I want to write a little program that transforms my TeX files into HTML. I want to parse the documents and turn the macros (the build-in and of course my own) into HTML pieces. Here are my requirements:
- predefined rules (e.g.
begin{itemize} \item text \end{itemize}=><br> <p>text </p> <br/>) - defining own CSS style
- ability to convert formulars (extract the formulars, load them in an imagecreator and then save the jpg/png)
- easy to maintain and concise
I know there are several technologies out there, but I don’t exactly know which is the best for me. Here are the technologies which flow into my mind
- Ruby (I/O is easy, formular loading via webrat),
- XML XSLT (I don’t think that I need just overhead)

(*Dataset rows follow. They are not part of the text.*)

__global__ __launch_bounds__(256, 2) void deform_conv_lds_kernel(DcnArgs a) {
  constexpr int TM = 128, TN = 128, NT = 256;
  constexpr int AS_F4 = 3 * 2 * TM;
  constexpr int BS_F4 = 3 * 2 * TN;
  constexpr int A_PER_T = AS_F4 / NT;
  constexpr int X_PER_T = 4;
  extern __shared__ __attribute__((aligned(16))) float lds[];
  const int kc_begin = (a.ksplit > 1) ? (int)blockIdx.y * a.kchan : 0;
  const int kc_end = (a.ksplit > 1) ? min(a.C, kc_begin + a.kchan) : a.C;
  float* const e_out = (a.ksplit > 1) ? a.ws + (size_t)blockIdx.y * a.ws_stride : a.out;
  const int e_relu = (a.ksplit > 1) ? 0 : a.relu;
  dm_f32x4* ldsA = reinterpret_cast<dm_f32x4*>(lds);
  dm_f32x4* ldsB = ldsA + 2 * AS_F4;
  dm_f32x4* ldsX = ldsB + 2 * BS_F4;

  const int tid = threadIdx.x, lane = tid & 63, wave = tid >> 6;
  const int wave_m = wave >> 1, wave_n = wave & 1;
  const int hi = lane >> 5, l31 = lane & 31;
  int m_tile, n_tile;
  {
    const int b = blockIdx.x, grp = 8 * a.MT;
    const int full = (gridDim.x / grp) * grp;
    if (b < full) {
      const int g = b / grp, r = b - g * grp;
      m_tile = r / 8;
      n_tile = g * 8 + (r & 7);
    } else {
      const int r = b - full;
      m_tile = r % a.MT;
      n_tile = full / a.MT + r / a.MT;
    }
  }
  const int m0 = m_tile * TM, q0 = a.q_begin + n_tile * TN;
  const int HW = a.HW, W = a.W, H = a.H;
  const int n0 = q0 / HW;
  const int xbuf = 2 * 2 * HW;

  int col_n[2], col_p[2];
  bool col_ok[2];
#pragma unroll
  for (int wn = 0; wn < 2; ++wn) {
    int q = q0 + (wave_n * 2 + wn) * 32 + l31;
    col_ok[wn] = q < a.Q;
    q = min(q, a.Q - 1);
    col_n[wn] = q / HW;
    col_p[wn] = q - col_n[wn] * HW;
  }

  const int gj = tid & 127, gh = tid >> 7;
  int gq = q0 + gj;
  const bool g_ok = gq < a.Q;
  gq = min(gq, a.Q - 1);
  const int gn = gq / HW, gp = gq - gn * HW;
  const int gy = gp / W, gx = gp - gy * W;
  const int xbase = ((gn - n0) * 2 + gh) * HW;

  int otb[9];
  float wt0[9], wt1[9], wb0[9], wb1[9];
  const int cpg = a.C / a.dg;
  auto load_params = [&](int group) {
    const float* offp = a.offset + ((size_t)gn * a.dg + group) * 18 * HW + gp;
#pragma unroll
    for (int tap = 0; tap < 9; ++tap) {
      otb[tap] = 0;
      wt0[tap] = wt1[tap] = wb0[tap] = wb1[tap] = 0.f;
      if (g_ok) {
        const int ki = tap / 3, kj = tap - ki * 3;
        const float h_im = (float)(gy - 1 + ki) + offp[(size_t)(2 * tap) * HW];
        const float w_im = (float)(gx - 1 + kj) + offp[(size_t)(2 * tap + 1) * HW];
        if (h_im > -1.f && w_im > -1.f && h_im < (float)H && w_im < (float)W) {
          const int h_low = (int)floorf(h_im), w_low = (int)floorf(w_im);
          const float lh = h_im - (float)h_low, lw = w_im - (float)w_low;
          const float hh = 1.f - lh, hw = 1.f - lw;
          const float wr_t = (h_low >= 0) ? hh : 0.f;
          const float wr_b = (h_low + 1 <= H - 1) ? lh : 0.f;
          const int rt = min(max(h_low, 0), H - 1), rbm = min(max(h_low + 1, 0), H - 1);
          const int cb = min(max(w_low, 0), W - 2);
          const float wc0 = (cb == w_low ? hw : 0.f) + (cb == w_low + 1 ? lw : 0.f);
          const float wc1 = (cb + 1 == w_low ? hw : 0.f) + (cb + 1 == w_low + 1 ? lw : 0.f);
          otb[tap] = (rt * W + cb) | ((rbm * W + cb) << 16);
          wt0[tap] = wr_t * wc0; wt1[tap] = wr_t * wc1;
          wb0[tap] = wr_b * wc0; wb1[tap] = wr_b * wc1;
        }
      }
    }
  };

  dm_f32x16 acc[2][2];
#pragma unroll
  for (int i = 0; i < 2; ++i)
#pragma unroll
    for (int j = 0; j < 2; ++j)
#pragma unroll
      for (int r = 0; r < 16; ++r) acc[i][j][r] = 0.f;

  dm_f32x4 ra[A_PER_T], rx[X_PER_T];
  int x_off[X_PER_T];
#pragma unroll
  for (int i = 0; i < X_PER_T; ++i) {
    const int idx = tid + i * NT;
    const int img = idx / (2 * HW), r = idx - img * 2 * HW;
    const int quad = r / HW, px = r - quad * HW;
    const int ii = (idx < 4 * HW) ? img : 0, qq = (idx < 4 * HW) ? quad : 0, pp = (idx < 4 * HW) ? px : 0;
    x_off[i] = ((min(n0 + ii, a.NB - 1) - n0) * a.C + qq * 4) * HW + pp;
  }
  auto load_a = [&](int c0, int g) {
#pragma unroll
    for (int i = 0; i < A_PER_T; ++i) {
      const int idx = tid + i * NT;
      const int m = idx % TM, tq = idx / TM;
      const int mm = min(m0 + m, a.CoutP - 1);
      ra[i] = *reinterpret_cast<const dm_f32x4*>(a.wp + (((size_t)(3 * g + (tq >> 1)) * a.KQ + (c0 >> 2) + (tq & 1)) * a.CoutP + mm) * 4);
    }
  };
  auto store_a = [&](int slot) {
#pragma unroll
    for (int i = 0; i < A_PER_T; ++i) ldsA[slot * AS_F4 + tid + i * NT] = ra[i];
  };
  auto load_x = [&](int c0) {
    const float* xc = a.x + ((size_t)n0 * a.C + c0) * HW;
#pragma unroll
    for (int i = 0; i < X_PER_T; ++i) {
#pragma unroll
      for (int e = 0; e < 4; ++e) rx[i][e] = xc[x_off[i] + e * HW];
    }
  };
  auto store_x = [&](int buf) {
#pragma unroll
    for (int i = 0; i < X_PER_T; ++i) {
      const int idx = tid + i * NT;
      if (idx < 4 * HW) ldsX[buf * xbuf + idx] = rx[i];
    }
  };
  auto gather3 = [&](int t0, int slot, int buf) {
    const dm_f32x4* xq = ldsX + buf * xbuf + xbase;
#pragma unroll
    for (int u = 0; u < 3; ++u) {
      const int tap = t0 + u;
      const dm_f32x4* pt = xq + (otb[tap] & 0xffff);
      const dm_f32x4* pb = xq + (otb[tap] >> 16);
      const dm_f32x4 tl = pt[0], tr = pt[1], bl = pb[0], br = pb[1];
      dm_f32x4 v;
#pragma unroll
      for (int e = 0; e < 4; ++e) v[e] = dcn_bilinear(wt0[tap], wt1[tap], wb0[tap], wb1[tap], tl[e], tr[e], bl[e], br[e]);
      ldsB[slot * BS_F4 + (u * 2 + gh) * TN + gj] = v;
    }
  };
  auto step = [&](int slot, bool fill, int t0, int gbuf) {
    const dm_f32x4* xq = ldsX + gbuf * xbuf + xbase;
#pragma unroll
    for (int u = 0; u < 3; ++u) {
      dm_f32x4 av[2], bv[2];
#pragma unroll
      for (int i = 0; i < 2; ++i) av[i] = ldsA[slot * AS_F4 + (u * 2 + hi) * TM + (wave_m * 2 + i) * 32 + l31];
#pragma unroll
      for (int j = 0; j < 2; ++j) bv[j] = ldsB[slot * BS_F4 + (u * 2 + hi) * TN + (wave_n * 2 + j) * 32 + l31];
      const int tap = t0 + u;
      dm_f32x4 tl, tr, bl, br;
      if (fill) {
        const dm_f32x4* pt = xq + (otb[tap] & 0xffff);
        const dm_f32x4* pb = xq + (otb[tap] >> 16);
        tl = pt[0]; tr = pt[1]; bl = pb[0]; br = pb[1];
      }
      __builtin_amdgcn_sched_barrier(0);
#pragma unroll
      for (int e = 0; e < 2; ++e)
#pragma unroll
        for (int i = 0; i < 2; ++i)
#pragma unroll
          for (int j = 0; j < 2; ++j) acc[i][j] = __builtin_amdgcn_mfma_f32_32x32x2f32(av[i][e], bv[j][e], acc[i][j], 0, 0, 0);
      __builtin_amdgcn_sched_barrier(0);
      if (fill) {
        dm_f32x4 v;
#pragma unroll
        for (int e = 0; e < 4; ++e) v[e] = dcn_bilinear(wt0[tap], wt1[tap], wb0[tap], wb1[tap], tl[e], tr[e], bl[e], br[e]);
        ldsB[(slot ^ 1) * BS_F4 + (u * 2 + gh) * TN + gj] = v;
      }
      __builtin_amdgcn_sched_barrier(0);
#pragma unroll
      for (int e = 2; e < 4; ++e)
#pragma unroll
        for (int i = 0; i < 2; ++i)
#pragma unroll
          for (int j = 0; j < 2; ++j) acc[i][j] = __builtin_amdgcn_mfma_f32_32x32x2f32(av[i][e], bv[j][e], acc[i][j], 0, 0, 0);
      __builtin_amdgcn_sched_barrier(0);
    }
  };

  int cur_group = kc_begin / cpg;
  load_params(cur_group);
  load_x(kc_begin);
  load_a(kc_begin, 0);
  store_x(0);
  store_a(0);
  load_a(kc_begin, 1);
  __syncthreads();
  gather3(0, 0, 0);
  __syncthreads();
  int slot = 0;
  for (int c0 = kc_begin, buf = 0; c0 < kc_end; c0 += 8, buf ^= 1) {
    const int cn = c0 + 8;
    const bool more = cn < kc_end;
    if (more) load_x(cn);
    store_a(slot ^ 1);
    load_a(c0, 2);
    step(slot, true, 3, buf);
    __syncthreads();
    slot ^= 1;
    store_a(slot ^ 1);
    if (more) {
      load_a(cn, 0);
      store_x(buf ^ 1);
    }
    step(slot, true, 6, buf);
    __syncthreads();
    slot ^= 1;
    if (more) {
      const int group = cn / cpg;
      if (group != cur_group) {
        cur_group = group;
        load_params(group);
      }
      store_a(slot ^ 1);
      load_a(cn, 1);
    }
    step(slot, more, 0, buf ^ 1);
    __syncthreads();
    slot ^= 1;
  }

  {
    float* pj[2];
#pragma unroll
    for (int j = 0; j < 2; ++j) pj[j] = e_out + (size_t)col_n[j] * a.Cout * HW + col_p[j];
    const int co_lane = m0 + wave_m * 64 + 4 * hi;
    const size_t off_lane = (size_t)co_lane * HW;
    const bool relu = e_relu != 0;
#pragma unroll
    for (int i = 0; i < 2; ++i)
#pragma unroll
      for (int r = 0; r < 16; ++r) {
        const int k = i * 32 + (r & 3) + 8 * (r >> 2);
        if (co_lane + k < a.Cout) {
          const size_t o = off_lane + (size_t)k * HW;
#pragma unroll
          for (int j = 0; j < 2; ++j)
            if (col_ok[j]) {
              float v = acc[i][j][r];
              if (relu) v = fmaxf(v, 0.f);
              pj[j][o] = v;
            }
        }
      }
  }
}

- perl (there are many libs out there but I’m not quite familiar with it)
- bash (I worked with sed and was surprised how easy it was to work with regular expressions)

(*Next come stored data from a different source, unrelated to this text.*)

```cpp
#define CA_OK 0
#define CA_EINVAL (-1)
#define CA_ENODEV (-2)
// ... 91 lines not shown
int ca_set_stream(ca_env* env, void* stream);

int ca_set_obstacles(ca_env* env, const float* verts_xy, const int32_t* poly_sizes, int32_t n_poly);
int ca_get_obstacles(ca_env* env, float* verts_xy, int32_t* next, int32_t* convex, int32_t cap, int32_t* n_out);
int ca_set_obstacles_per_arena(ca_env* env, const float* verts_xy, const int32_t* poly_sizes, const int32_t* n_poly);
int ca_get_obstacles_arena(ca_env* env, int32_t arena, float* verts_xy, int32_t* next, int32_t* convex, int32_t cap,
                           int32_t* n_out);

int ca_set_agent_params(ca_env* env, const float* radius, const float* max_speed, const float* time_horizon,
                        const float* time_horizon_obst, size_t bytes_each, int32_t src_is_device);
int ca_get_agent_params(ca_env* env, float* radius, float* max_speed, float* time_horizon,
                        float* time_horizon_obst, size_t bytes_each, int32_t dst_is_device);
int ca_agent_params_info(ca_env* env, int32_t* per_agent);

int ca_set_agent_counts(ca_env* env, const int32_t* counts, size_t bytes, int32_t src_is_device);
int ca_get_agent_counts(ca_env* env, int32_t* counts, size_t bytes, int32_t dst_is_device);
int ca_agent_counts_info(ca_env* env, int32_t* per_arena);

int ca_set_agent_sensing(ca_env* env, const float* neighbor_dist, const int32_t* max_neighbors, size_t bytes_each, int32_t src_is_device);
int ca_get_agent_sensing(ca_env* env, float* neighbor_dist, int32_t* max_neighbors, size_t bytes_each, int32_t dst_is_device);
int ca_agent_sensing_info(ca_env* env, int32_t* per_agent);

int ca_nbr_seed_info(ca_env* env, int32_t* seeded);

int ca_init_scenario(ca_env* env, int32_t scenario);

int ca_set(ca_env* env, int32_t field, const void* src, size_t bytes, int32_t src_is_device);
int ca_get(ca_env* env, int32_t field, void* dst, size_t bytes, int32_t dst_is_device);
int ca_host_alloc(ca_env* env, size_t bytes, void** out);
int ca_host_free(ca_env* env, void* p);
int ca_field_ptr(ca_env* env, int32_t field, void** dev_ptr, size_t* bytes);
int ca_bind_obs(ca_env* env, void* dev_ptr, size_t bytes);

int ca_reset(ca_env* env, const float* pos_x, const float* pos_y, int32_t pos_is_device, uint32_t flags);

int ca_reset_masked(ca_env* env, const int32_t* mask, int32_t mask_is_device, uint32_t flags);

int ca_step(ca_env* env, const float* actions, uint32_t flags);
int ca_step_host(ca_env* env, const float* actions_host, uint32_t flags);
int ca_step_packed(ca_env* env, const float* actions_host, uint32_t flags, void* out_host, size_t out_bytes);
int ca_orca_step(ca_env* env, uint32_t flags);
int ca_observe(ca_env* env);
int ca_contacts(ca_env* env);
int ca_get_contacts(ca_env* env, int32_t* agents, int32_t* wall, int32_t* nearest, float* nearest_d2, float* wall_d2, size_t bytes_each,
                    int32_t dst_is_device);
int ca_contacts_ptr(ca_env* env, void** dev_ptr, size_t* bytes);
// ... 149 lines not shown
```

Baseline: 2.584 billion.

## Add paired-lane LP3 fallback solving up to 32 agents with two lanes each

Adds a new LP3 (3D linear program fallback) variant in which two lanes cooperate on one agent, splitting the projected-line construction and the inner intersection loop and combining the results with DPP and quad swizzles. When more agents need LP3 than the single-lane pool holds but no more than 32, the iterative pool loop stops early and one paired round solves them all at once. This is meant to remove extra serialized pool rounds inside the wave. In exchange it adds register pressure, more cross-lane traffic, and a new kernel instantiation; it is enabled by default only for the register-line, seeded, non-ALAN BS=64 path.

```diff
diff --git a/collision_avoidance_amd/_lib.py b/collision_avoidance_amd/_lib.py
--- a/collision_avoidance_amd/_lib.py
+++ b/collision_avoidance_amd/_lib.py
@@ -32,7 +32,7 @@
            "ca_set_agent_counts", "ca_get_agent_counts", "ca_agent_counts_info", "ca_create_ex", "ca_tiled_info", "ca_tiled_grid_info",
            "ca_rollout_trace", "ca_alan_rollout_trace", "ca_tiled_edge_grid", "ca_tiled_edge_grid_info", "ca_edge_grid_build",
            "ca_contacts", "ca_get_contacts", "ca_contacts_ptr",
-           "ca_set_agent_sensing", "ca_get_agent_sensing", "ca_agent_sensing_info", "ca_nbr_seed_info",
+           "ca_set_agent_sensing", "ca_get_agent_sensing", "ca_agent_sensing_info", "ca_nbr_seed_info", "ca_lp3_pairs_info",
            "ca_arena_gather", "ca_snapshot_create", "ca_snapshot_save", "ca_snapshot_load", "ca_snapshot_destroy",
            "ca_fork_bytes_per_arena", "ca_rollout_actions",
            "ca_policy_configure", "ca_policy_clear", "ca_policy_info", "ca_policy_actions", "ca_rollout_policy",
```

- latex2html … (these converters won’t work for me and they don’t give me freedom in parsing)
Any suggestions, hints and comments are welcome.
Thanks for your time, folks.
have a look at pandoc here. it can also be installed on linux or os x. Though it won’t do your custom macros. The only thing I’ve seen that can do a decent job with custom macros is tex4ht, but to really work well you need to be producing .DVI files. If you have a ton of custom macros, writing your own converter is going to take an ass load of time. Even if you only have a few custom macros, it’s still going to be a pain. good luck!